▶ _Given information_:
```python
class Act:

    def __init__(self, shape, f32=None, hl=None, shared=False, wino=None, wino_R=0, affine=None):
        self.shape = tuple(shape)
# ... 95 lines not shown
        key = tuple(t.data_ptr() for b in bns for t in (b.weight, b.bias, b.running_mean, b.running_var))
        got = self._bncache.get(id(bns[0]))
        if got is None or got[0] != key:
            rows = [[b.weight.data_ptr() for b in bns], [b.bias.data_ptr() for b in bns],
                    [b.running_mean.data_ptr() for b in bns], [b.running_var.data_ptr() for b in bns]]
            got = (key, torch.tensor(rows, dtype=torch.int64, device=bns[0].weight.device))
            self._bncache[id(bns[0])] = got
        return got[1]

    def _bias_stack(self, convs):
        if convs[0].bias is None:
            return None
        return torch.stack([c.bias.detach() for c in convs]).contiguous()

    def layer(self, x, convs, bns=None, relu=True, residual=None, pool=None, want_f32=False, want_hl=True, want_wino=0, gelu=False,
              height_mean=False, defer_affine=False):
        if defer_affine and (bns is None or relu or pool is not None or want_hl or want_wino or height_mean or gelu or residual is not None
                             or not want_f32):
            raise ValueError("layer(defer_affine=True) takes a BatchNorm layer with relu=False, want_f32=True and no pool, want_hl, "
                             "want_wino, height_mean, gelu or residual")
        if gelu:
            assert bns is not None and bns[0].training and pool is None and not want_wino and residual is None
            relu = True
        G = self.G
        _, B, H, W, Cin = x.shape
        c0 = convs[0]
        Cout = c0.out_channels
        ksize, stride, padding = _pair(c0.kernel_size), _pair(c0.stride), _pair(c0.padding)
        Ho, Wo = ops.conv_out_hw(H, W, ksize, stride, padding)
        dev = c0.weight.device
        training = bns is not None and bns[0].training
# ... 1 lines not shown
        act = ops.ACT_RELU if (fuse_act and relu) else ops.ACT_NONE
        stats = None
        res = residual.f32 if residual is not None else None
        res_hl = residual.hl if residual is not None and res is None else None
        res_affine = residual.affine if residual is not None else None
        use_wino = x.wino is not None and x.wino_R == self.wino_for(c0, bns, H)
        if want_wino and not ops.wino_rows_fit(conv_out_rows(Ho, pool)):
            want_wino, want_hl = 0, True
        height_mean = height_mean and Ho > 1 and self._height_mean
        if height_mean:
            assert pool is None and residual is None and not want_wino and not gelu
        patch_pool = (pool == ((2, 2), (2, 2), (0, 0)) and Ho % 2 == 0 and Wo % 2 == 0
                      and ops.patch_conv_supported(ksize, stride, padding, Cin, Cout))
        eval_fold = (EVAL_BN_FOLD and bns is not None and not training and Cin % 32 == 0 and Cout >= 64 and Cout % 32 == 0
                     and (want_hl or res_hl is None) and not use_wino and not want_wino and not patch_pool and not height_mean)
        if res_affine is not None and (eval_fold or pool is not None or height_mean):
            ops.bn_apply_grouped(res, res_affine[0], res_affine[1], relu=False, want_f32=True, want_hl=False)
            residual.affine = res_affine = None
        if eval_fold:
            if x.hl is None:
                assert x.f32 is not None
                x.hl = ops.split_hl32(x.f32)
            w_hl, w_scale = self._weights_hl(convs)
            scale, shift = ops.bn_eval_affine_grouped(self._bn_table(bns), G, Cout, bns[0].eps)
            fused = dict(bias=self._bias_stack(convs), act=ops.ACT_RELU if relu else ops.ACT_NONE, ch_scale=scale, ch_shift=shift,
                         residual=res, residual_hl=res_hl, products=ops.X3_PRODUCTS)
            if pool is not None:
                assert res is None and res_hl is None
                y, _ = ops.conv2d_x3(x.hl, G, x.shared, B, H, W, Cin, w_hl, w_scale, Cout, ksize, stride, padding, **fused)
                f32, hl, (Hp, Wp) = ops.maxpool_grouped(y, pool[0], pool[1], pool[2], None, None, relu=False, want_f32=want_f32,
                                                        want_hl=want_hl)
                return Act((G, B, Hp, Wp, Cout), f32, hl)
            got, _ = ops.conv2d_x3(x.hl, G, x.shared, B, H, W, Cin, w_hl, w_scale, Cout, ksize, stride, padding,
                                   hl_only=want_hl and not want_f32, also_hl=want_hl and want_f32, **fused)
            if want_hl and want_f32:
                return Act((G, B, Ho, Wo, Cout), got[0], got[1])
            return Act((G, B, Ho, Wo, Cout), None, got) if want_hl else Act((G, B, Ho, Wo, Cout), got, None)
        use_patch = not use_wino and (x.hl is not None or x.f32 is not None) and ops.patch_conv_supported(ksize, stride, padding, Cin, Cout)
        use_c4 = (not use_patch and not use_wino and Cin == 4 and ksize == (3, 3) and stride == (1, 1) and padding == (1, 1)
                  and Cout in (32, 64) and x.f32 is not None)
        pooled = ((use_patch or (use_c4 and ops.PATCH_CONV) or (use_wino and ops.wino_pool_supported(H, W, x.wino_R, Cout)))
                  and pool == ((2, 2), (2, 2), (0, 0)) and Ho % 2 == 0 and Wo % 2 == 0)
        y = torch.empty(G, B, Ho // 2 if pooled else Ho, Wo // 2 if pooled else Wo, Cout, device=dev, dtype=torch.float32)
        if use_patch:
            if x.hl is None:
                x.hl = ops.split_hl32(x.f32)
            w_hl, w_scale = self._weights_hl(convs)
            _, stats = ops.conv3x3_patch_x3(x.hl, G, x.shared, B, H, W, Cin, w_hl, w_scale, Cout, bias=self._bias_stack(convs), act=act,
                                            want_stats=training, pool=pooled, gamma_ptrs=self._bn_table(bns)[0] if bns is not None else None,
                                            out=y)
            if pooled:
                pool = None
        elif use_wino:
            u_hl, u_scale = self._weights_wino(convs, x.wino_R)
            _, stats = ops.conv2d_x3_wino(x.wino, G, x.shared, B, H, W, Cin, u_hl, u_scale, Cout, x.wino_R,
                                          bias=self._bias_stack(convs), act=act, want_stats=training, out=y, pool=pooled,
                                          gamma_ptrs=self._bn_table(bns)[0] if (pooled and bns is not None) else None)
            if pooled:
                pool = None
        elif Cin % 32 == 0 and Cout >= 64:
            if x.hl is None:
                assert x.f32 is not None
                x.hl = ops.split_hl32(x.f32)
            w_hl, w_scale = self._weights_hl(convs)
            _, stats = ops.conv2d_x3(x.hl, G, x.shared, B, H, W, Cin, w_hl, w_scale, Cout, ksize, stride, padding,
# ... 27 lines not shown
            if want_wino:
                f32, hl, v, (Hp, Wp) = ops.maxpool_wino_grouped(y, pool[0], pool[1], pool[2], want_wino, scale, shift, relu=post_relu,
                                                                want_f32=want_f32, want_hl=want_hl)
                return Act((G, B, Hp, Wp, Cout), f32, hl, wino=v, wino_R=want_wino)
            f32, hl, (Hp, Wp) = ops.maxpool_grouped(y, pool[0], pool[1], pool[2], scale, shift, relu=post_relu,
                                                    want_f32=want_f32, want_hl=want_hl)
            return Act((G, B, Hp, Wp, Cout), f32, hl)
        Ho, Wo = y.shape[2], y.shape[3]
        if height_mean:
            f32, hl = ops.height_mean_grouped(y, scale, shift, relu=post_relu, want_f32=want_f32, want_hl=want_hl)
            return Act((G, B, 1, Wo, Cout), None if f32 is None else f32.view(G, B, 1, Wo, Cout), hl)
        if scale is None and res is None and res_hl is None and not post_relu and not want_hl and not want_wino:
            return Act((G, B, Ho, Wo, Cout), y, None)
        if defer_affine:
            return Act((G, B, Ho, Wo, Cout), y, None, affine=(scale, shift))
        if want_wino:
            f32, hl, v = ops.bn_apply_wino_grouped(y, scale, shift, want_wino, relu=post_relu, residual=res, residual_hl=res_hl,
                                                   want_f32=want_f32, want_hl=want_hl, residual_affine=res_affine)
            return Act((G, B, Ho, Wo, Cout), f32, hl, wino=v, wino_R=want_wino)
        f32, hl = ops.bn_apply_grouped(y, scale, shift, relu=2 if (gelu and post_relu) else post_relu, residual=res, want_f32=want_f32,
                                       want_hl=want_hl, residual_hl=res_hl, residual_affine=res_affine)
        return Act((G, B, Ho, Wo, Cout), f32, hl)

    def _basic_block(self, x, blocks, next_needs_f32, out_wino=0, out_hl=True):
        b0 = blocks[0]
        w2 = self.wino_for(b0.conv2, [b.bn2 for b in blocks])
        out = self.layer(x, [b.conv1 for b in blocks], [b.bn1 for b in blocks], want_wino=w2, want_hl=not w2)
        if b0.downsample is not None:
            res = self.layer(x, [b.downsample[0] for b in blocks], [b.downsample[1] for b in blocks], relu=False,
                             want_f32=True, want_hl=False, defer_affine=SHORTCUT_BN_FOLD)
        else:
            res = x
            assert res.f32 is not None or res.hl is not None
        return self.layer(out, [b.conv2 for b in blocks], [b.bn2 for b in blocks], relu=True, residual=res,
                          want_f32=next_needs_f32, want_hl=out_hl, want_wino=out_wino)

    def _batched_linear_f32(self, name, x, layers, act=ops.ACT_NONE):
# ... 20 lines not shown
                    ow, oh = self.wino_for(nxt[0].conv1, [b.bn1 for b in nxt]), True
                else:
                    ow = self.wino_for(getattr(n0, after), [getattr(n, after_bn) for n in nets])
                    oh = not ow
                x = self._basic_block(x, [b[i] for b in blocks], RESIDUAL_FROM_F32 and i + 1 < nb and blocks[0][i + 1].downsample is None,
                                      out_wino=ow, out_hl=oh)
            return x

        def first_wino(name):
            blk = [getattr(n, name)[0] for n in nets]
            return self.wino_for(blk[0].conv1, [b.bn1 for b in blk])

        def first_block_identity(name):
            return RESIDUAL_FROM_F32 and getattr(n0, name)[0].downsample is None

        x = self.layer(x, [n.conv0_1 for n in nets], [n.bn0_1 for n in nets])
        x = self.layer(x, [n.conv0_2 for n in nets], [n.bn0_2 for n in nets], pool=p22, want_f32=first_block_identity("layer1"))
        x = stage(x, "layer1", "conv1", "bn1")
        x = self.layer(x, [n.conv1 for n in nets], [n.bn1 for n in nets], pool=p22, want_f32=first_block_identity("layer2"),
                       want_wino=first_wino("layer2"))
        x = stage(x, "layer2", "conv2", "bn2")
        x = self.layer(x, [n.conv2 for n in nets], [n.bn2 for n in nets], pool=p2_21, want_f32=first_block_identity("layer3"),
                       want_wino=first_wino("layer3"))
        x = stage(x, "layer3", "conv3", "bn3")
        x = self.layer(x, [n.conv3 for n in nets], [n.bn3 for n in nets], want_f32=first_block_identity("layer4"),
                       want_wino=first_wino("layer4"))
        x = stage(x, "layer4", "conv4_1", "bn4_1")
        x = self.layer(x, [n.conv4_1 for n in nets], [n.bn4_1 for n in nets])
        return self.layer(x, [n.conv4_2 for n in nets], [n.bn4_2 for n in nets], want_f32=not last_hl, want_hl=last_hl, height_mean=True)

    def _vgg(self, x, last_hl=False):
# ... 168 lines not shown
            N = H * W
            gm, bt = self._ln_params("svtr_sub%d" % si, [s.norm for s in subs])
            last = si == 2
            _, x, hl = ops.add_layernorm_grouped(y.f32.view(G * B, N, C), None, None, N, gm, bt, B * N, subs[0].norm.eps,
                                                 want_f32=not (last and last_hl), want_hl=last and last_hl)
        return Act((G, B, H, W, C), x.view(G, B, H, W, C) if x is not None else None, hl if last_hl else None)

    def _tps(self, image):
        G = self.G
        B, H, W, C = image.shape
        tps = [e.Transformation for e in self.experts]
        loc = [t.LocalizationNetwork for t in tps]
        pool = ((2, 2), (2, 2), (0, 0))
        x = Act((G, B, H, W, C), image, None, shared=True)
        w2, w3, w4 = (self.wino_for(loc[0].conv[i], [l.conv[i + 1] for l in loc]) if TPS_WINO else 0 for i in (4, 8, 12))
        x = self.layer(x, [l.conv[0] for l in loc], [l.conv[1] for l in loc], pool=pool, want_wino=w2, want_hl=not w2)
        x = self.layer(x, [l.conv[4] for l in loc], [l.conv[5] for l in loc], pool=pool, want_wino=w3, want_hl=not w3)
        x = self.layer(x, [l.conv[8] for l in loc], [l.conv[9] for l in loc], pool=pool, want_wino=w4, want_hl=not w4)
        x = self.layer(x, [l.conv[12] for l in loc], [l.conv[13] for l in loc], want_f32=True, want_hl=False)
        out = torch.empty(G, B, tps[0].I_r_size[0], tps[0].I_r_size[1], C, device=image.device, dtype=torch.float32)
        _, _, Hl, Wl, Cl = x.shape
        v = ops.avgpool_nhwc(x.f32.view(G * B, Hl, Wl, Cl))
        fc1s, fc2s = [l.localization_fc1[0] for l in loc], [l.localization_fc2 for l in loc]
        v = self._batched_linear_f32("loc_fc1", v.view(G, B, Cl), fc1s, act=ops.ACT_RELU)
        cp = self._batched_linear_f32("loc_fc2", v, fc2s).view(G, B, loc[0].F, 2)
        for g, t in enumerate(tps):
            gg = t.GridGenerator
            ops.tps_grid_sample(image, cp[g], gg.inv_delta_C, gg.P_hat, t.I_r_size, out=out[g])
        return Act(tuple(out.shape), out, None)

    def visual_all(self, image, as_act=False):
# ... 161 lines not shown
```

▶ _Instructions to follow_: Please go through the data above and copy each line containing the word "pooled".

▶ _Answer area_:
        pooled = ((use_patch or (use_c4 and ops.PATCH_CONV) or (use_wino and ops.wino_pool_supported(H, W, x.wino_R, Cout)))
        y = torch.empty(G, B, Ho // 2 if pooled else Ho, Wo // 2 if pooled else Wo, Cout, device=dev, dtype=torch.float32)
                                            want_stats=training, pool=pooled, gamma_ptrs=self._bn_table(bns)[0] if bns is not None else None,
            if pooled:
                                          bias=self._bias_stack(convs), act=act, want_stats=training, out=y, pool=pooled,
                                          gamma_ptrs=self._bn_table(bns)[0] if (pooled and bns is not None) else None)
            if pooled:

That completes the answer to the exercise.